• LE KIMONO INFLUENCEUR DE TENDANCE

    Le Kimono : influenceur de tendance

     Aujourd’hui j’ai décidé d’aller au Musée du Quai Branly à Paris avec ma mère, une de mes cousines et une de mes belles sœurs. Nous aimons toutes ce qui vient d’Asie et l’exposition KIMONO nous a séduite.

     Comme beaucoup, je voyais le kimono comme un vêtement traditionnel japonais, un symbole de sa culture mais je n’en savais pas plus que ce que j’avais pu voir dans les films, les mangas et les animés. Pour moi il était du même type que les robes à crinoline ou à paniers d’il y a plusieurs siècles que l’on met pour une soirée à thème.
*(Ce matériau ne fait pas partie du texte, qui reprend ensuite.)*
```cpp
template <int PRO, bool ACC>
__global__ __launch_bounds__(512, 1) void pw_bwd2_kernel(const CxConv p, float* __restrict__ dw, const int M, const int c_tiles,
                                                         const int tiles_per_split, float* __restrict__ slab, const int dw_ld) {
  constexpr int BC = 128, NT = 512;
  constexpr int W_BYTES = BC * PITCH;
  constexpr int COEF_BYTES = (5 * BC + 3 * KD) * 4;
  extern __shared__ __attribute__((aligned(16))) char smem[];
  float* ecoef = reinterpret_cast<float*>(smem);
  char* Wt = smem + COEF_BYTES;
  char* At = Wt + W_BYTES;
  char* Xh = At + 2 * A2_BYTES;
  char* Xt = Xh + 2 * 4 * XH2_BYTES;
  char* Ot = Xt + A2_BYTES;

  const int tid = threadIdx.x, lane = tid & 63, wave = tid >> 6;
  const int lrow = lane & 31, lh = lane >> 5;
  const int id = xcd_remap(blockIdx.x, gridDim.x);
  const int ct = id % c_tiles, split = id / c_tiles;
  const int c0 = ct * BC;
  const int m_tiles = (M + BM2 - 1) / BM2;
  const int t0 = split * tiles_per_split;
  const int t1 = (t0 + tiles_per_split < m_tiles) ? t0 + tiles_per_split : m_tiles;

  const bf16* __restrict__ X = reinterpret_cast<const bf16*>(p.x);
  const bf16* __restrict__ X2 = reinterpret_cast<const bf16*>(p.x2);
  const bf16* __restrict__ Wp = reinterpret_cast<const bf16*>(p.w);
  const bf16* __restrict__ EX = reinterpret_cast<const bf16*>(p.ex);
  bf16* __restrict__ Y = reinterpret_cast<bf16*>(p.y);

  if (tid < BC) {
    const int n = c0 + tid;
    const bool ok = n < p.N;
    ecoef[tid] = ok ? p.e_sc[n] : 0.f;
    ecoef[BC + tid] = ok ? p.e_sh[n] : 0.f;
    ecoef[2 * BC + tid] = ok ? p.e_mu[n] : 0.f;
    ecoef[3 * BC + tid] = ok ? p.e_r[n] : 0.f;
    ecoef[4 * BC + tid] = ok ? p.e_scale[n] : 0.f;
  }
  const int q = tid & 15, r0 = tid >> 4;
#pragma unroll
  for (int i = 0; i < BC / 32; ++i) {
    const int n = c0 + r0 + 32 * i;
    const uint4 v = *reinterpret_cast<const uint4*>(Wp + (size_t)(n < p.N ? n : 0) * KD + q * 8);
    *reinterpret_cast<uint4*>(Wt + (r0 + 32 * i) * PITCH + q * 16) = n < p.N ? v : make_uint4(0, 0, 0, 0);
  }
  if (PRO == CX_PRO_AFFINE2 && tid < KD) {
    ecoef[5 * BC + tid] = p.pa[tid];
    ecoef[5 * BC + KD + tid] = p.pb[tid];
    ecoef[5 * BC + 2 * KD + tid] = p.pc[tid];
  }
  const float* aco = ecoef + 5 * BC + q * 8;

  const int pw = wave & 1, cq = wave >> 1;
  const int wn = wave & 3, wc0 = (wave >> 2) * 2;
  f32x16 accw[2];
#pragma unroll
  for (int i = 0; i < 2; ++i)
#pragma unroll
    for (int r = 0; r < 16; ++r) accw[i][r] = 0.f;
  float s1[2][8], s2[2][8];
#pragma unroll
  for (int cc = 0; cc < 2; ++cc)
#pragma unroll
    for (int e = 0; e < 8; ++e) s1[cc][e] = s2[cc][e] = 0.f;

// ... 14 lines not shown
        else os[i] = *reinterpret_cast<const pw_u32x4*>(Y + (size_t)mmc * p.ldy + qcl);
      } else os[i] = pw_u32x4{0u, 0u, 0u, 0u};
    }
  };
  auto request_dz = [&](int mt) __attribute__((always_inline)) {
#pragma unroll
    for (int i = 0; i < 2; ++i) {
      const int mm = TILE_OF(mt) * BM2 + r0 + 32 * i;
      const int mmc = mm < M ? mm : M - 1;
      ru[i] = *reinterpret_cast<const pw_u32x4*>(X + (size_t)mmc * p.ldx + q * 8);
      if (PRO == CX_PRO_AFFINE2) rv[i] = *reinterpret_cast<const pw_u32x4*>(X2 + (size_t)mmc * p.ldx2 + q * 8);
    }
  };
  request_dz(t0);
  request_rmw(t0, xsA, osA);
  request_rmw(t0 + 1 < t1 ? t0 + 1 : t0, xsB, osB);
  __syncthreads();

  auto tile = [&](const int mt, auto SelC, pw_u32x4 (&xs)[2], pw_u32x4 (&os)[2]) __attribute__((always_inline)) {
    constexpr int SEL = decltype(SelC)::value;
    const int m0 = TILE_OF(mt) * BM2;
    const bool tvalid = mt < t1;
    char* Ab_ = At + SEL * A2_BYTES;
    char* Xb_ = Xh + SEL * (4 * XH2_BYTES);
    char* Ob_ = Ot + SEL * A2_BYTES;
#pragma unroll
    for (int i = 0; i < 2; ++i) {
      const int row = r0 + 32 * i;
      U128 o;
      if (PRO == CX_PRO_NONE) o.u = as_u4(ru[i]);
      else o.u = cx_affine2_8(as_u4(ru[i]), as_u4(rv[i]), aco, aco + KD, aco + 2 * KD);
      const unsigned keep = (tvalid && m0 + row < M) ? 0xffffffffu : 0u;
      o.u.x &= keep; o.u.y &= keep; o.u.z &= keep; o.u.w &= keep;
      *reinterpret_cast<uint4*>(Ab_ + row * PITCH + q * 16) = o.u;
      *reinterpret_cast<pw_u32x4*>(Xt + row * PITCH + q * 16) = xs[i];
      *reinterpret_cast<pw_u32x4*>(Ob_ + row * PITCH + q * 16) = os[i];
    }
    __syncthreads();
    request_dz(mt + 1 < t1 ? mt + 1 : t1 - 1);
    f32x16 accd;
#pragma unroll
    for (int r = 0; r < 16; ++r) accd[r] = 0.f;
    {
      const char* Ab = Ab_ + (pw * 32 + lrow) * PITCH + lh * 16;
      const char* Wb = Wt + (cq * 32 + lrow) * PITCH + lh * 16;
#pragma unroll
      for (int kk = 0; kk < KD / 16; ++kk) {
        const bf16x8 af = *reinterpret_cast<const bf16x8*>(Ab + kk * 32);
        const bf16x8 wf = *reinterpret_cast<const bf16x8*>(Wb + kk * 32);
        accd = __builtin_amdgcn_mfma_f32_32x32x16_bf16(wf, af, accd, 0, 0, 0);
      }
    }
    const int m = m0 + pw * 32 + lrow;
    const bool pok = tvalid && m < M;
#pragma unroll
    for (int cc = 0; cc < 2; ++cc) {
      const int cl = cq * 32 + 8 * (2 * cc + lh);
// ... 33 lines not shown
    for (int kk = 0; kk < BM2 / 16; ++kk) {
      const bf16x8 af = tr_frag(Ab_, PITCH, kk * 16, wn * 32, lane);
#pragma unroll
      for (int i = 0; i < 2; ++i) {
        const bf16x8 bfr = tr_frag(Xb_ + (wc0 + i) * XH2_BYTES, XH_PITCH, kk * 16, 0, lane);
        accw[i] = __builtin_amdgcn_mfma_f32_32x32x16_bf16(af, bfr, accw[i], 0, 0, 0);
      }
    }
  };

  const int n_pairs = (t1 - t0 + 1) >> 1;
  for (int pr_ = 0; pr_ < n_pairs; ++pr_) {
    tile(t0 + 2 * pr_, std::integral_constant<int, 0>{}, xsA, osA);
    tile(t0 + 2 * pr_ + 1, std::integral_constant<int, 1>{}, xsB, osB);
  }

#pragma unroll
  for (int i = 0; i < 2; ++i) {
    const int c = c0 + (wc0 + i) * 32 + lrow;
    if (c < p.N) {
#pragma unroll
      for (int r = 0; r < 16; ++r) {
        const int n = wn * 32 + (r & 3) + 8 * (r >> 2) + 4 * lh;
        dw_out(dw, slab, (size_t)KD * p.N, split, slab ? (size_t)n * p.N + c : (size_t)n * dw_ld + c, accw[i][r]);
      }
    }
  }
  {
    __syncthreads();
    float* scratch = reinterpret_cast<float*>(At);
    wg_stat_begin<8>(scratch, BC, tid, NT);
    float t1v = 0.f, t2v = 0.f;
#pragma unroll
    for (int cc = 0; cc < 2; ++cc)
#pragma unroll
      for (int e = 0; e < 8; ++e) {
        const float a = half_sum(s1[cc][e]);
        const float b = half_sum(s2[cc][e]);
        if (lrow == 8 * cc + e) { t1v = a; t2v = b; }
      }
    if (lrow < 16) {
      const int cl = cq * 32 + 8 * (2 * (lrow >> 3) + lh) + (lrow & 7);
      wg_stat_put(scratch, BC, wave, cl, t1v, ecoef[3 * BC + cl] * (t2v - ecoef[2 * BC + cl] * t1v));
    }
    wg_stat_end<8>(scratch, BC, tid, NT, p.stat_sum, p.stat_sq, p.stat_det, p.stat_det ? split : (int)blockIdx.x, p.stat_replicas,
                   p.stat_rstride, c0, p.N);
  }
}

struct PairLayer {
  const bf16* x;
  const bf16* x2;
  const bf16* w;
  const float *pa, *pb, *pc;
  const float *e_sc, *e_sh, *e_mu, *e_r, *e_scale;
  float *stat_sum, *stat_sq;
  float* dw;
  float* slab;
  int ldx, ldx2, dw_ld, stat_rstride;
};

template <bool ACC>
// ... 403 lines not shown
  if (const int e = pair_check(*pa)) return e;
  if (const int e = pair_check(*pb)) return e;
  const CxConv &a = *pa, &b = *pb;
  if (a.ex != b.ex || a.y != b.y || a.N != b.N || a.B != b.B || a.H != b.H || a.W != b.W || a.ldex != b.ldex || a.ldy != b.ldy ||
      a.accumulate != b.accumulate || a.stat_det != b.stat_det || a.stat_replicas != b.stat_replicas ||
      dw_ld_a < a.N || a.stat_sum == b.stat_sum)
    return CX_EINVAL;
  hipStream_t st = as_stream(stream);
  return a.accumulate ? launch_bwd2p<true>(a, b, dw_a, dw_ld_a, dw_b, scratch, scratch_floats, st)
                      : launch_bwd2p<false>(a, b, dw_a, dw_ld_a, dw_b, scratch, scratch_floats, st);
}

extern "C" int cx_conv1x1_dgrad_wgrad(const CxConv* pp, float* dw, void* stream) {
  return cx_conv1x1_dgrad_wgrad_ws(pp, dw, nullptr, 0, stream);
}
```

chexpert_amd/csrc/conv1x1_fwdk.hip:

```cpp
#include <cstdlib>
#include "common.h"

namespace {

constexpr int BM = 128, BN = 128;
constexpr int WAVES_N = 2, TM = 2, TN = 2;
constexpr int EPITCH = BN + 4;
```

    Pourtant le kimono a influencé la mode occidentale depuis longtemps et tout comme cette dernière est cyclique, le kimono a connu ces dernières années une véritable renaissance. De plus en plus de jeunes portent le kimono.

    Tout d’abord, il faut savoir que le mot KIMONO est un terme générique que l’on peut mettre en parallèle avec le mot « vêtement ». Il signifie « chose à porter » en japonais, tout comme il y a plusieurs sortes de vêtements (robe, chemise, pantalon etc…) il y a plusieurs sortes de kimonos (Furisode, KatabiraUchikake) qui sont portés à différentes périodes de l’année ou à différents moments de la journée. Les gens veillaient tout particulièrement à porter le bon kimono au bon moment. Quant à la forme du kimono, cette dernière a très peu varié.

     L’exposition retrace l’évolution du kimono et son influence sur la mode depuis le 17ème siècle. Il s’agit de période Edo qui est la capitale du Japon unifié, c’est l’actuelle Tokyo. C’est une période de grande stabilité politique, de paix et de croissance économique qui sont des conditions favorables à l’épanouissement de la mode.

    Les japonais portaient déjà des kimonos avant cette époque; avec l’émergence d’une clientèle fortunée une certaine « culture de la mode » s’est développée.

    Selon le statut, il n’était pas porté le même type de kimono, de même certains kimonos n’étaient autorisés qu’à l’occasion de certaines cérémonies bien précises.

    A l’époque du Moyen-Age, le Japon est une société hiérarchisée fondée sur les enseignements de Confucius. Les samouraïs se trouvaient au sommet de cette hiérarchie, suivis des paysans et des artisans qui assuraient la subsistance de la nation et tout en bas de l’échelle, la classe des marchands, car l’on considérait qu’ils ne faisaient que profiter du travail des autres. Cependant ces derniers sont souvent ceux qui sont les plus riches, prêtant même de l’argent aux samouraïs.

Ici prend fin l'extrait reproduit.